As all but one of Edward’s siblings were unmarried or had died without issue, and as his only nephew, John, had died in 1853, the property evolved on Edward’s first cousin once removed, Marcus Beresford Armstrong (1859-1923). The eldest (and the only son) of the five children of William Armstrong (1826-1889) of Ballydavid, county Waterford, Marcus chose a military career and rose to the rank of Captain in the 8th Brigade of the Northern Irish Division of the Royal Artillery. In 1888, he married Rosalie Maude (1868-1956), second daughter of Maurice Ceely Maude (1820-1904) of Lenaghan Park, Enniskillen, county Fermanagh. Rosalie’s paternal grandfather, the Reverend John Charles Maude (1792-1860), rector of Enniskillen, was the fifth son of Cornwallis Maude, first Viscount Hawarden (1729-1803) of Dundrum, County Tipperary, from his marriage to his third wife, Anne Isabella Monck, sister of first Viscount Monck.
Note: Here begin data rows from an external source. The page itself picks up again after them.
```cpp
extern "C" int muse_test_batch_redo_pairs(muse_batch *b, int64_t *pairs, int64_t cap, int64_t *count)
{
    if (!b || !count || cap < 0 || (cap > 0 && !pairs))
        return fail(MUSE_ERR_INVALID, "bad redo-list arguments");
// ... 92 lines not shown
    const bool allow_spectrum_cache = pass.allow_spectrum_cache;
    const SlideFuse *slide = pass.slide;
    if (slide) {
        if (variant != KERNEL_R16_FOLD || allow_spectrum_cache)
            return fail(MUSE_ERR_INVALID, "the fused slide runs in the default n = 4096 kernel, off the rows");
        p.slide_tails = slide->tails;
        p.slide_k = slide->k;
    }
    if (variant == KERNEL_GENERIC && b->n <= GENERIC_LDS_MAX_N)
        p.gscratch = nullptr;
    LaunchTimer timer(ctx, false, st);
    LaunchTimer redo_timer(ctx, true, st);
    if (variant == KERNEL_R16_FOLD) {
        HIP_TRY(b->ovf_list.ensure(ctx, 2 * p.npairs, st));
        p.ovf_count = b->ovf_count;
        p.work_counter = b->ovf_count + 1;
        p.ovf_list = b->ovf_list.p;
        HIP_TRY(hipMemsetAsync(b->ovf_count, 0, 2 * sizeof(int), st));
        ZcPlan plan;
        std::unique_lock<std::mutex> zc_lock(b->g->ready_mu, std::defer_lock);
        if (allow_spectrum_cache && !mask && spectrum_cache_candidate(b, variant)) {
            zc_lock.lock();
            rc = plan_spectrum_cache(b, plan);
            if (rc)
                return rc;
            if (!plan.use)
                zc_lock.unlock();
        }
        HIP_TRY(timer.begin());
        if (plan.use) {
            bool launched = false;
            const auto next_launch = [&]() {
                const hipError_t e = launched ? hipMemsetAsync(b->ovf_count + 1, 0, sizeof(int), st) : hipSuccess;
                launched = true;
                return e;
            };
            const bool occ4_reader = ctx->zc_reader.load() == 1;
            for (const auto &sg : plan.readers) {
                FusedParams r = p;
                r.npairs = sg.pairs;
                HIP_TRY(next_launch());
                HIP_TRY(launch_cached(r, SpectrumCacheArgs{sg.zc(), sg.zstat(), sg.pair0, sg.pairs}, ctx->num_cus, st, occ4_reader));
            }
            if (plan.tail_pair0 < p.npairs) {
                FusedParams w = p;
                w.npairs = p.npairs - plan.tail_pair0;
                HIP_TRY(next_launch());
                HIP_TRY(launch_cache_fill(w, SpectrumCacheArgs{plan.tail_zpairs ? plan.tail_seg.zc() : nullptr,
                                                               plan.tail_zpairs ? plan.tail_seg.zstat() : nullptr,
                                                               plan.tail_pair0, plan.tail_zpairs}, ctx->num_cus, st));
            }
            zc_lock.unlock();
        } else {
            HIP_TRY(launch_fused(p, variant, ctx->num_cus, st));
        }
        HIP_TRY(timer.end());
        FusedParams q = p;
        q.slide_tails = nullptr;
        q.slide_k = 0;
        q.pair_list = b->ovf_list.p;
        q.pair_count = b->ovf_count;
        q.dense_total = ctx->variant == 0 ? p.npairs : 0;
        q.npairs = std::min<long long>(p.npairs, (long long)ctx->num_cus * 3);
        HIP_TRY(redo_timer.begin());
        HIP_TRY(launch_fused(q, KERNEL_R16_OCC3, ctx->num_cus, st));
        HIP_TRY(redo_timer.end());
        if (p.npairs >= 1024 && !(b->handoff_host && b->handoff_M == M && b->handoff_rewrites == b->g->rewrites)) {
            if (!b->handoff_host)
// ... 72 lines not shown
                 window_wide(b->g->rows, b->g->stride) ? "true" : "false");
    } else if (b->n > GENERIC_MAX_N) {
        snprintf(k, sizeof(k), "huge_rows<false>");
    } else {
        const KernelChoice kc = choose_kernel(b, (b->g->M + 1) / 2);
        switch (kc.error ? -1 : kc.variant) {
        case KERNEL_R16_FOLD: {
            bool cached = false;
            if (spectrum_cache_candidate(b, kc.variant)) {
                std::lock_guard<std::mutex> lock(b->g->ready_mu);
                int64_t rc_ = 0, by_ = 0;
                cached = b->g->zc_state == muse_group::ZC_VALID && b->g->zc_rewrites == b->g->rewrites && b->g->zc_rows > 0 &&
                         spectrum_cache_policy(b->g->M, b->N, false, b->ctx->zc_mode.load(), b->ctx->zc_min_rows.load(), 0, 0, &rc_, &by_) != ZC_POLICY_NONE;
            }
            if (cached)
                snprintf(k, sizeof(k), "xcorr_cached_n4096%s<%s>", b->ctx->zc_reader.load() == 1 ? "_occ4" : "", padded);
            else
                snprintf(k, sizeof(k), "xcorr_fused_n4096_fold<false, %s, %s>", padded, f32);
            break;
        }
        case KERNEL_R16_OCC3: snprintf(k, sizeof(k), "xcorr_fused_n4096_occ4"); break;
        case KERNEL_SMALL: snprintf(k, sizeof(k), "xcorr_fused_small<%d, %s, false, %s>", b->logn, padded, f32); break;
        case KERNEL_LONG: snprintf(k, sizeof(k), "xcorr_fused_long<%d, %s, false>", b->logn, padded); break;
        case KERNEL_STOCKHAM: snprintf(k, sizeof(k), b->n >= 8192 ? "xcorr_fused_stk_4step" : "xcorr_fused_stockham"); break;
        case KERNEL_REAL_SPLIT: snprintf(k, sizeof(k), "xcorr_fused_real32k_split<%s>", padded); break;
        case KERNEL_REAL: snprintf(k, sizeof(k), "xcorr_fused_real%dk<%s>", b->n / 1024, padded); break;
        default: break;
        }
    }
    snprintf(name, (size_t)cap, "%s", k);
    return MUSE_OK;
// ... 14 lines not shown
        dfree(c, b->sp->xcf);
        dfree(c, b->sp->xs);
        dfree(c, b->sp->c1);
        delete b->sp;
    }
    if (b->small_out) {
        std::lock_guard<std::mutex> lock(c->small_mu);
        c->small_free.emplace_back(b->small_out, b->small_cap);
    }
    dfree(c, b->ovf_count);
    hfree(c, b->handoff_host);
    hfree(c, b->refine_host);
    hfree(c, b->err_host);
    dfree(c, b->err_dev);
    b->ovf_list.release(c);
    b->mv.release(c);
    b->lag.release(c);
    b->gid_dev.release(c);
    b->gkey.release(c);
    b->gfirst.release(c);
    b->gwin.release(c);
    b->rec.release(c);
    b->selkey.release(c);
    b->cand.release(c);
    b->cnt.release(c);
    b->cand_host.release(c);
    b->cnt_host.release(c);
    b->rec_host.release(c);
    b->key_host.release(c);
    b->scr_flags.release(c);
// ... 17 lines not shown
```

go-muse_amd/csrc/capi_internal.h:

```cpp
#pragma once
#include <hip/hip_runtime.h>

#include <algorithm>
#include <atomic>
#include <mutex>
#include <cmath>
#include <cstdarg>
#include <cstdio>
#include <cstdlib>
#include <cstring>
#include <ctime>
#include <limits>
#include <map>
#include <new>
#include <string>
#include <unordered_map>
#include <utility>
#include <vector>

#include "muse_hip.h"
#include "muse_hip_test.h"
#include "xcorr_kernels.h"

using namespace muse;
// ... 92 lines not shown
    MemPool dev_pool, host_pool;
    HugeWork huge;
    int huge_batch_mb = 0;
    std::mutex huge_mu;
    std::mutex small_mu;
    std::vector<std::pair<unsigned char *, int>> small_free;
    unsigned long long small_token = 0;
    std::mutex timing_mu;
    std::atomic<bool> rows_always_copy{false};
    std::vector<void *> rows_slots;
    std::mutex rows_mu;
    std::atomic<int> zc_mode{1};
    std::atomic<int64_t> zc_min_rows{ZC_MIN_ROWS};
    std::atomic<int64_t> zc_budget{-1};
    std::atomic<int> zc_reader{0};
    std::atomic<int> win_rows_slices{0};
    std::atomic<bool> in_window_force{false};
    std::atomic<int> slide_in_window_force{0};
    std::atomic<bool> gather_nt{false};
    std::atomic<int> refs{1};
};

struct muse_group {
    std::atomic<int> refs{1};
    muse_ctx *ctx = nullptr;
    double *rows = nullptr;
    float *rows32 = nullptr;
    bool f32 = false;
    size_t elem() const { return f32 ? sizeof(float) : sizeof(double); }
    void *base() const { return f32 ? (void *)rows32 : (void *)rows; }
// ... 74 lines not shown
        OWN = 0,
        PLAIN = MUSE_IN_WINDOW_PLAIN, MFMA = MUSE_IN_WINDOW_MFMA, MASKED = MUSE_IN_WINDOW_MASKED
    };
    static constexpr int32_t MANY = -1;
    Kind kind = OWN;
    LagRange window{0, 0, 0};
    int32_t variant = 0;
    int32_t tiles = 0;
    int32_t slide = 0;
    static ScoreOrigin packed(int32_t tiles) { return ScoreOrigin{PACKED, LagRange{0, 0, 0}, 0, tiles}; }
    static ScoreOrigin in_window(int32_t path, const LagRange &w, int32_t variant = 0) { return ScoreOrigin{(Kind)path, w, variant}; }
    int32_t in_window_path() const { return kind > OWN ? (int32_t)kind : 0; }
    int32_t mfma_tiles() const { return (window.rows() + 15) / 16; }
};

struct muse_batch {
    muse_ctx *ctx = nullptr;
    muse_group *g = nullptr;
    hipStream_t own_stream = nullptr;
    hipStream_t stream() const { return own_stream ? own_stream : ctx->stream; }
    int32_t N = 0, n = 0, logn = 0;
    muse_spectrum *sp = nullptr;
    double *c1 = nullptr;
    double2 *X = nullptr, *xc = nullptr;
    double2 *xcp = nullptr;
    double2 *xcw = nullptr;
    float2 *xcf = nullptr;
    double *xs = nullptr;
    int *ovf_count = nullptr;
    int *handoff_host = nullptr;
    int64_t handoff_M = -1;
    uint64_t handoff_rewrites = 0;
    PoolBuf<long long> ovf_list;
    PoolBuf<double> mv;
    PoolBuf<int> lag;
    unsigned char *small_out = nullptr;
    int small_cap = 0;
    PoolBuf<int> gid_dev;
    std::vector<int32_t> gid_host;
    bool gid_valid = false;
    PoolBuf<unsigned long long> gkey;
    PoolBuf<long long> gfirst, gwin;
    GroupWork gw() const { return GroupWork{gkey.p, gfirst.p, gwin.p}; }
    PoolBuf<muse_record> rec;
    PoolBuf<unsigned long long> selkey;
    PoolBuf<muse_record> cand;
    PoolBuf<int> cnt;
    HostBuf<muse_record> cand_host;
// ... 181 lines not shown
```

go-muse_amd/csrc/capi_many.hip:

```cpp
#include "capi_internal.h"

using namespace muse;


int upload_many_tab(muse_ctx *ctx, std::vector<void *> &tab, bool zscratch)
{
    if (zscratch)
        HIP_TRY(ctx->zscratch.ensure(ctx, (int64_t)ctx->num_cus * 4 * 4096, ctx->stream));
    HIP_TRY(ctx->many_tab.ensure(ctx, (int64_t)tab.size(), ctx->stream));
    HIP_TRY(hipStreamSynchronize(ctx->stream));
    ctx->many_host.swap(tab);
    HIP_TRY(hipMemcpyAsync(ctx->many_tab.p, ctx->many_host.data(), ctx->many_host.size() * sizeof(void *),
                           hipMemcpyHostToDevice, ctx->stream));
    return MUSE_OK;
}

extern "C" int muse_batch_read_scores(muse_batch *b, int32_t *lag, double *mv)
{
    if (!b)
        return fail(MUSE_ERR_INVALID, "NULL batch");
    int rc = use_device(b->ctx);
    if (rc)
        return rc;
    const int64_t M = b->g->M;
// ... 85 lines not shown
    if (rc)
        return rc;
    void **const t = ctx->many_tab.p;
    FusedParams p = base_params(b0);
    p.R = R;
    p.xcp_many = (const double2 *const *)t;
    p.mv_many = (double *const *)(t + R);
    p.lag_many = (int *const *)(t + 2 * R);
    p.c1_many = (const double *const *)(t + 3 * R);
    p.zscratch = ctx->zscratch.p;
    p.zslots = (int)(ctx->zscratch.cap / 4096);
    if (mask)
        set_window(p, *mask);
    HIP_TRY(b0->ovf_list.ensure(ctx, 2 * p.npairs, b0->stream()));
    p.ovf_count = b0->ovf_count;
    p.work_counter = b0->ovf_count + 1;
    p.ovf_list = b0->ovf_list.p;
    std::unique_lock<std::mutex> scratch_lock(ctx->stage_mu, std::defer_lock);
    if (long_n || real_n) {
        scratch_lock.lock();
        p.gscratch = ctx->gscratch.p;
        p.gscratch_slices = (long long)(ctx->gscratch.cap / b0->n);
    }
    LaunchTimer timer(ctx);
    HIP_TRY(hipMemsetAsync(b0->ovf_count, 0, 2 * sizeof(int), ctx->stream));
    HIP_TRY(timer.begin());
    if (small_n) {
        HIP_TRY(launch_fused_small(p, ctx->num_cus, ctx->stream));
    } else if (real_n) {
        p.gsmall = ctx->gsmall[4];
        HIP_TRY(launch_fused_real_split(p, ctx->num_cus, ctx->stream));
    } else if (long_n)
        HIP_TRY(launch_fused_long(p, ctx->num_cus, ctx->stream));
    else
        HIP_TRY(launch_fused_multi(p, ctx->num_cus, ctx->stream));
    HIP_TRY(timer.end());
    const bool redo = !small_n && !real_n;
    LaunchTimer redo_timer(ctx, true);
    if (redo)
        HIP_TRY(redo_timer.begin());
// ... 88 lines not shown
```

go-muse_amd/csrc/capi_rows.hip:

```cpp
#include "capi_internal.h"

using namespace muse;
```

Captain Marcus and Rosalie Armstrong had four children. The eldest, William Maurice Armstrong (b. 1889), known in his childhood and early youth as Maurice and later as Pat, followed the distinguished military tradition of his family, rising to the rank of Captain in the 10th Royal Hussars (the Prince of Wales’s Own). He served in India until the outbreak of the First World War, when he joined the Expeditionary Force as part of the 2nd Cavalry Brigade. On staff of Major-General Sir Beauvoir de Lisle at Mons and at the landing and evacuation of Gallipoli in the famous 29th Division, and later serving in Egypt, Captain Pat Armstrong was awarded a Military Cross in 1916 for gallant and distinguished service in the field. He was killed on 23 May 1917 by a sniper while inspecting his troops in a front-line trench at Arras, France. Following his death, the General commanding the Cavalry corps wrote: ‘I do not know of anyone of his age who had a more promising future before him, as not only did he love his profession, and show most of the qualities needed for him to shine in it, but he had such a charming personality that all he came in contact with loved him, and were able to show their best work when working with him or under him.’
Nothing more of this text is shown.